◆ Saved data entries

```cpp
template <class T>
int sell_build(const DevCsr<T>& in, int KCmax, DevSell<T>& out, int qt) {
  hipStream_t st = ctx().stream;
  if (qt <= 0) qt = sell_tile_width<T>();
  const int rowb = qt * (int)sizeof(T);
  if (rowb != 16 && rowb != 32) return fail(SS_EINVAL, "SELL tile rows must be 16 or 32 bytes");
  out.qt = qt;
  const int ncls = 256 / rowb, npid = rowb / 16;
  if (KCmax < 1 || KCmax > 65520) return fail(SS_EINVAL, "SELL chunk size out of range");
  out.rows = in.rows;
  out.cols = in.cols;
  out.binary = in.binary;
  out.KC = (int)((in.cols <= KCmax) ? (in.cols > 0 ? in.cols : 1) : KCmax);
  out.nchunks = (int)(in.cols > 0 ? ceil_div(in.cols, out.KC) : 1);
  out.nslices = (int)ceil_div(in.rows, 64);
  const int64_t nws = (int64_t)out.nslices * out.nchunks;
  SS_TRY(out.off.alloc(nws + 1));
  if (nws == 0) {
    SS_HIP(hipMemsetAsync(out.off.p, 0, sizeof(int), st));
    out.nquads = 0;
    SS_TRY(out.idx.alloc(0));
    SS_TRY(out.val.alloc(0));
    return SS_OK;
  }
  DevBuf<int> widthq;
  SS_TRY(widthq.alloc(nws));
  out.sorted = false;
  hipLaunchKernelGGL(sell_width_kernel, dim3((unsigned)ceil_div(nws * 64, 256)), dim3(256), 0, st, in.ptr.p, in.idx.p,
                     in.rows, out.KC, out.nslices, out.nchunks, (const int*)nullptr, (const int*)nullptr, widthq.p);
  SS_LAUNCH_CHECK();
  SS_TRY(exclusive_scan_int(widthq.p, out.off.p, nws));
  int nq = 0;
  SS_TRY(read_int(out.off.p + nws, &nq));
  out.vrows = in.rows;
  const bool skewed = ((double)nq - 0.4 * (double)nws) * 256.0 > 1.3 * (double)in.nnz + 65536.0;
  const bool want_sort = env_set("SS_SELL_SORT") ? env_int("SS_SELL_SORT", 0) != 0 : skewed;
  if (want_sort && in.rows > 64) {
    int64_t lmax = env_int("SS_SELL_LMAX", in.nnz / 4096);
    if (lmax < 256) lmax = 256;
    if (lmax > 65536) lmax = 65536;
    lmax &= ~3LL;
    DevBuf<int> nparts, vstart, vlen, vlen_sorted, iota, perm;
    SS_TRY(nparts.alloc(in.rows));
    SS_TRY(out.vfirst.alloc(in.rows + 1));
    hipLaunchKernelGGL(vrow_parts_kernel, dim3(grid_for(in.rows, 256)), dim3(256), 0, st, in.ptr.p, in.rows, (int)lmax,
                       nparts.p);
    SS_LAUNCH_CHECK();
    SS_TRY(exclusive_scan_int(nparts.p, out.vfirst.p, in.rows));
    int nv = 0;
    SS_TRY(read_int(out.vfirst.p + in.rows, &nv));
    out.vrows = nv;
    SS_TRY(vstart.alloc(nv));
    SS_TRY(vlen.alloc(nv));
    SS_TRY(vlen_sorted.alloc(nv));
    SS_TRY(iota.alloc(nv));
    SS_TRY(perm.alloc(nv));
    SS_TRY(out.vs.alloc(nv));
    SS_TRY(out.ve.alloc(nv));
    SS_TRY(out.inv.alloc(nv));
    hipLaunchKernelGGL(vrow_fill_kernel, dim3(grid_for(in.rows, 256)), dim3(256), 0, st, in.ptr.p, out.vfirst.p, in.rows,
                       (int)lmax, vstart.p, vlen.p, iota.p);
    SS_LAUNCH_CHECK();
    size_t bytes = 0;
    SS_HIP(rocprim::radix_sort_pairs_desc(nullptr, bytes, vlen.p, vlen_sorted.p, iota.p, perm.p, (size_t)nv, 0u, 32u, st));
    DevBuf<unsigned char> tmp;
    SS_TRY(tmp.alloc(bytes));
    SS_HIP(rocprim::radix_sort_pairs_desc(tmp.p, bytes, vlen.p, vlen_sorted.p, iota.p, perm.p, (size_t)nv, 0u, 32u, st));
    hipLaunchKernelGGL(vrow_place_kernel, dim3(grid_for(nv, 256)), dim3(256), 0, st, perm.p, vstart.p, vlen.p,
                       (int64_t)nv, out.vs.p, out.ve.p, out.inv.p);
    SS_LAUNCH_CHECK();
    out.sorted = true;
    out.nslices = (int)ceil_div((int64_t)nv, 64);
    const int64_t nws2 = (int64_t)out.nslices * out.nchunks;
    SS_TRY(out.off.alloc(nws2 + 1));
    SS_TRY(widthq.alloc(nws2));
    hipLaunchKernelGGL(sell_width_kernel, dim3((unsigned)ceil_div(nws2 * 64, 256)), dim3(256), 0, st, in.ptr.p,
                       in.idx.p, (int64_t)nv, out.KC, out.nslices, out.nchunks, (const int*)out.vs.p,
                       (const int*)out.ve.p, widthq.p);
    SS_LAUNCH_CHECK();
    SS_TRY(exclusive_scan_int(widthq.p, out.off.p, nws2));
    SS_TRY(read_int(out.off.p + nws2, &nq));
    SS_HIP(hipStreamSynchronize(st));
  }
  const int64_t nws_f = (int64_t)out.nslices * out.nchunks;
  if (nq < 0 || (int64_t)nq * 256 >= (1LL << 40)) return fail(SS_EUNSUPPORTED, "SELL storage too large");
  out.nquads = nq;
  const size_t slack = 8 * 256;
  SS_TRY(out.idx.alloc((size_t)nq * 256 + slack));
  SS_HIP(hipMemsetAsync(out.idx.p + (size_t)nq * 256, 0, slack * sizeof(unsigned short), st));
  if (!out.binary) {
    SS_TRY(out.val.alloc((size_t)nq * 256 + slack));
    SS_HIP(hipMemsetAsync(out.val.p + (size_t)nq * 256, 0, slack * sizeof(T), st));
  } else {
    out.val.release();
  }
  if (env_set("SS_SELL_PLAIN")) {
    hipLaunchKernelGGL(sell_fill_kernel<T>, dim3((unsigned)ceil_div(nws_f * 64, 256)), dim3(256), 0, st, in.ptr.p,
                       in.idx.p, in.val.p, out.vrows, out.KC, out.nslices, out.nchunks, out.off.p,
                       out.sorted ? (const int*)out.vs.p : (const int*)nullptr,
                       out.sorted ? (const int*)out.ve.p : (const int*)nullptr, out.idx.p,
                       out.binary ? (T*)nullptr : out.val.p);
    SS_LAUNCH_CHECK();
  } else {
    DevBuf<int> perm;
    SS_TRY(perm.alloc(in.nnz));
    hipLaunchKernelGGL(sell_fill_sched_kernel<T>, dim3((unsigned)nws_f), dim3(64), 0, st, in.ptr.p, in.idx.p, in.val.p,
                       out.vrows, out.KC, out.nslices, out.nchunks, out.off.p,
                       out.sorted ? (const int*)out.vs.p : (const int*)nullptr,
                       out.sorted ? (const int*)out.ve.p : (const int*)nullptr, perm.p, out.idx.p,
                       out.binary ? (T*)nullptr : out.val.p, ncls, npid);
    SS_LAUNCH_CHECK();
    SS_HIP(hipStreamSynchronize(st));
  }
  SS_HIP(hipStreamSynchronize(st));
  return SS_OK;
}

__device__ __forceinline__ void csell_subrow(const int* __restrict__ ptr, const int* __restrict__ idx, int64_t row,
                                             int64_t rows, int64_t k0, int KC, int& first, int& n) {
  first = 0; n = 0;
  if (row < rows) {
    const int lo = ptr[row], hi = ptr[row + 1];
    const int64_t k1 = k0 + KC;
    int a = lo, b = hi;
    while (a < b) { const int m = (a + b) >> 1; if (idx[m] < k0) a = m + 1; else b = m; }
    first = a;
    b = hi;
    while (a < b) { const int m = (a + b) >> 1; if (idx[m] < k1) a = m + 1; else b = m; }
    n = a - first;
  }
}

__global__ void __launch_bounds__(64) csell_count_kernel(const int* __restrict__ ptr, const int* __restrict__ idx,
                                                         int64_t rows, int KC, int nslices, int64_t nblocks,
                                                         unsigned short* __restrict__ np, int* __restrict__ steps,
                                                         int* __restrict__ pairs) {
  const int lane = threadIdx.x;
  for (int64_t b = blockIdx.x; b < nblocks; b += gridDim.x) {
    const int c = (int)(b / nslices), s = (int)(b % nslices);
    int first, n;
    csell_subrow(ptr, idx, (int64_t)s * 64 + lane, rows, (int64_t)c * KC, KC, first, n);
    const int p = (n + 1) >> 1;
    np[b * 64 + lane] = (unsigned short)p;
    int mx = p, sm = p;
#pragma unroll
    for (int o = 32; o > 0; o >>= 1) {
      const int m2 = __shfl_xor(mx, o);
      mx = m2 > mx ? m2 : mx;
      sm += __shfl_xor(sm, o);
    }
    if (lane == 0) { steps[b] = mx; pairs[b] = sm; }
  }
}

__global__ void csell_desc_kernel(const int* __restrict__ base, const int* __restrict__ steps, int64_t nblocks,
                                  int* __restrict__ desc) {
  for (int64_t b = (int64_t)blockIdx.x * blockDim.x + threadIdx.x; b <= nblocks; b += (int64_t)gridDim.x * blockDim.x) {
    desc[2 * b] = base[b];
    desc[2 * b + 1] = b < nblocks ? steps[b] : 0;
  }
}

template <class T, int ROWB>
__global__ void __launch_bounds__(64) csell_fill_kernel(const int* __restrict__ ptr, const int* __restrict__ idx,
                                                        const T* __restrict__ val, int64_t rows, int KC, int nslices,
                                                        int64_t nblocks, const int* __restrict__ desc, int* __restrict__ perm,
                                                        unsigned short* __restrict__ pidx16, T* __restrict__ pval) {
  constexpr int NPC = ROWB / 16, NCL = 256 / ROWB;
  __shared__ unsigned short cnt[64][NCL + 1];
  __shared__ int cur[64][NCL + 1];
  const int lane = threadIdx.x;
  int grp, gi;
  b128_group_of_lane(lane, grp, gi);
  for (int64_t b = blockIdx.x; b < nblocks; b += gridDim.x) {
    const int c = (int)(b / nslices), s = (int)(b % nslices);
    const int64_t k0 = (int64_t)c * KC;
    int first, n;
    csell_subrow(ptr, idx, (int64_t)s * 64 + lane, rows, k0, KC, first, n);
    const int64_t base = desc[2 * b];
    const int steps = desc[2 * b + 1];
    const int npl = (n + 1) >> 1;
    if (NCL > 1) {
      for (int q = 0; q < NCL; ++q) cnt[lane][q] = 0;
      for (int x = 0; x < n; ++x) cnt[lane][(idx[first + x] - k0) & (NCL - 1)]++;
      int run = first;
      for (int q = 0; q < NCL; ++q) { cur[lane][q] = run; run += cnt[lane][q]; }
      for (int x = 0; x < n; ++x) {
        const int q = (int)((idx[first + x] - k0) & (NCL - 1));
        perm[cur[lane][q]++] = first + x;
      }
      for (int q = 0; q < NCL; ++q) cur[lane][q] -= cnt[lane][q];
    }
    int left = n;
// ... 421 lines not shown
```

simspread.jl_amd/csrc/graph.hpp:

```cpp
#pragma once
#include "common.hpp"

#include <type_traits>

namespace ss {

template <class T>
struct DevCsr {
  int64_t rows = 0, cols = 0, nnz = 0;
  DevBuf<int> ptr;
  DevBuf<int> idx;
  DevBuf<T> val;
  bool binary = false;
};

template <class T>
struct DevSell {
  int64_t rows = 0, cols = 0;
  int KC = 0;
  int qt = 0;
  int nchunks = 0;
  int nslices = 0;
  int64_t nquads = 0;
  bool binary = false;
  DevBuf<int> off;
  DevBuf<unsigned short> idx;
  DevBuf<T> val;
  bool sorted = false;
  int64_t vrows = 0;
  DevBuf<int> vs, ve;
  DevBuf<int> vfirst;
  DevBuf<int> inv;
};

template <class T>
struct DevChunked {
  int64_t rows = 0, cols = 0, nnz = 0;
  int64_t stored = 0;
  bool binary = false;
  int SC = 0, nchunks = 0;
  int align = 1;
  DevBuf<int> off;
  DevBuf<unsigned short> idx;
  DevBuf<T> val;
  DevBuf<unsigned short> len;
  bool len_ok = false;
  float vmax = 0.f, vmin = 0.f;
};

template <class T>
struct DevCsell {
  int64_t rows = 0, cols = 0, nnz = 0;
  int KC = 0, nchunks = 0, nslices = 0;
  int QT = 0;
  bool binary = false;
  bool ok = false;
  int64_t npairs = 0;
  DevBuf<int> desc;
  DevBuf<unsigned short> np;
  DevBuf<unsigned> pidx;
  DevBuf<T> pval;
};

template <class T>
struct DenseSim {
  bool on = false;
  int64_t nq = 0, ns = 0, nf = 0;
  T alpha = T(0);
  bool weighted = true;
  DevBuf<T> Sq, Ss;
  DevBuf<T> inv_kf_m1;
  DevBuf<unsigned short> Bpl, Apl;
  int Bpl_np = 0;
  int64_t Bpl_Np = 0, Bpl_Kp = 0;
};

template <class T>
struct Graph {
  int64_t nq = 0, ns = 0, nf = 0, nt = 0;
  bool general = false;
  DenseSim<T> dense;
  DevCsr<T> Xq;
  DevCsr<T> Xs;
  DevCsr<T> XsT;
  DevCsr<T> Ys;
  DevCsr<T> YsT;
  DevBuf<int> kf, ks, kt;
  DevBuf<T> inv_kf, inv_ks, inv_kt;
  DevSell<T> W;
  int W_qt = 0;
  DevChunked<T> XsTc, YsTc;
  DevChunked<T> XsTb;
  DevBuf<T> Cq;
  DevBuf<T> Tws;
  DevBuf<T> Sws;
};

template <class T>
struct SpMat {
  DevCsr<T> csr;
  DevSell<T> sell;
  int sell_qt = 0;
  DevChunked<T> narrow[3];
  DevChunked<T> col[3];
  DevCsell<T> csell[6];
  bool csell_tried[6] = {false, false, false, false, false, false};
  DevBuf<T> partial;
};

template <class T>
// ... 283 lines not shown
```

simspread.jl_amd/csrc/kernels.hip:

```cpp
#include "graph.hpp"

namespace ss {

template <class T>
__global__ void cutoff_kernel(const T* __restrict__ X, int64_t rows, int64_t cols, int64_t ld, T alpha,
                              int weighted, T* __restrict__ out, int64_t ldo) {
  const int64_t total = rows * cols;
  for (int64_t i = (int64_t)blockIdx.x * blockDim.x + threadIdx.x; i < total;
       i += (int64_t)gridDim.x * blockDim.x) {
    const int64_t c = i / rows, r = i - c * rows;
    const T x = X[r + c * ld];
    out[r + c * ldo] = (x >= alpha) ? (weighted ? x : T(1)) : T(0);
  }
}

template <class T>
int launch_cutoff(const T* X, int64_t rows, int64_t cols, int64_t ld, T alpha, bool weighted, T* out, int64_t ldo) {
  if (rows * cols == 0) return SS_OK;
  hipLaunchKernelGGL(cutoff_kernel<T>, dim3(grid_1d(rows * cols, 256)), dim3(256), 0, ctx().stream, X, rows,
                     cols, ld, alpha, weighted ? 1 : 0, out, ldo);
  SS_LAUNCH_CHECK();
  return SS_OK;
}

template <class T>
__global__ void row_degree_kernel(const T* __restrict__ G, int64_t rows, int64_t cols, int64_t ld,
                                  int* __restrict__ deg) {
  for (int64_t r = (int64_t)blockIdx.x * blockDim.x + threadIdx.x; r < rows;
       r += (int64_t)gridDim.x * blockDim.x) {
    int n = 0;
    for (int64_t c = 0; c < cols; ++c) n += (G[r + c * ld] != T(0)) ? 1 : 0;
    deg[r] = n;
  }
}

template <class T>
int launch_row_degree(const T* G, int64_t rows, int64_t cols, int64_t ld, int* deg) {
  if (rows == 0) return SS_OK;
  hipLaunchKernelGGL(row_degree_kernel<T>, dim3(grid_1d(rows, 64)), dim3(64), 0, ctx().stream, G, rows, cols,
                     ld, deg);
  SS_LAUNCH_CHECK();
  return SS_OK;
}

template <class T>
__global__ void spread_dense_kernel(const T* __restrict__ G, int64_t rows, int64_t cols, int64_t ld,
                                    const int* __restrict__ deg, T* __restrict__ W, int64_t ldw) {
  const int64_t total = rows * cols;
  for (int64_t i = (int64_t)blockIdx.x * blockDim.x + threadIdx.x; i < total;
       i += (int64_t)gridDim.x * blockDim.x) {
    const int64_t c = i / rows, r = i - c * rows;
    const int d = deg[r];
    W[r + c * ldw] = d > 0 ? G[r + c * ld] / T(d) : T(0);
  }
}

template <class T>
int launch_spread_dense(const T* G, int64_t rows, int64_t cols, int64_t ld, const int* deg, T* W, int64_t ldw) {
  if (rows * cols == 0) return SS_OK;
  hipLaunchKernelGGL(spread_dense_kernel<T>, dim3(grid_1d(rows * cols, 256)), dim3(256), 0, ctx().stream, G,
                     rows, cols, ld, deg, W, ldw);
  SS_LAUNCH_CHECK();
  return SS_OK;
}

template <class T, int QT>
struct alignas(sizeof(T) * QT) Vec {
  T v[QT];
};

template <class T>
struct SellArgs {
  const int* off;
  const unsigned short* idx;
  const T* val;
  int nslices, nchunks, KC;
  int64_t K, M, B;
  const T* R;
  int64_t ldr;
  T* F;
  int64_t ldf;
  const int* clean_deg;
  const int* out_rows;
};

constexpr int SELL_THREADS = 1024;
constexpr int SELL_NB = 4;
constexpr int SELL_QT_F32_DEFAULT = 4;
constexpr int SELL_ZERO_ROWS = 16;
constexpr int SELL_STAGE_IT = 5;

template <int H>
__device__ __forceinline__ unsigned half_shl(unsigned x, unsigned sh) {
  unsigned r;
  if (H == 0)
    asm("v_lshlrev_b32_sdwa %0, %1, %2 dst_sel:DWORD dst_unused:UNUSED_PAD src0_sel:DWORD src1_sel:WORD_0"
        : "=v"(r) : "v"(sh), "v"(x));
  else
    asm("v_lshlrev_b32_sdwa %0, %1, %2 dst_sel:DWORD dst_unused:UNUSED_PAD src0_sel:DWORD src1_sel:WORD_1"
        : "=v"(r) : "v"(sh), "v"(x));
  return r;
}
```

◆ PROBLEM DESCRIPTION
Where a line of the data contains "rocprim", copy that line.

◆ SOLUTION TO THIS PROBLEM
    SS_HIP(rocprim::radix_sort_pairs_desc(nullptr, bytes, vlen.p, vlen_sorted.p, iota.p, perm.p, (size_t)nv, 0u, 32u, st));
    SS_HIP(rocprim::radix_sort_pairs_desc(tmp.p, bytes, vlen.p, vlen_sorted.p, iota.p, perm.p, (size_t)nv, 0u, 32u, st));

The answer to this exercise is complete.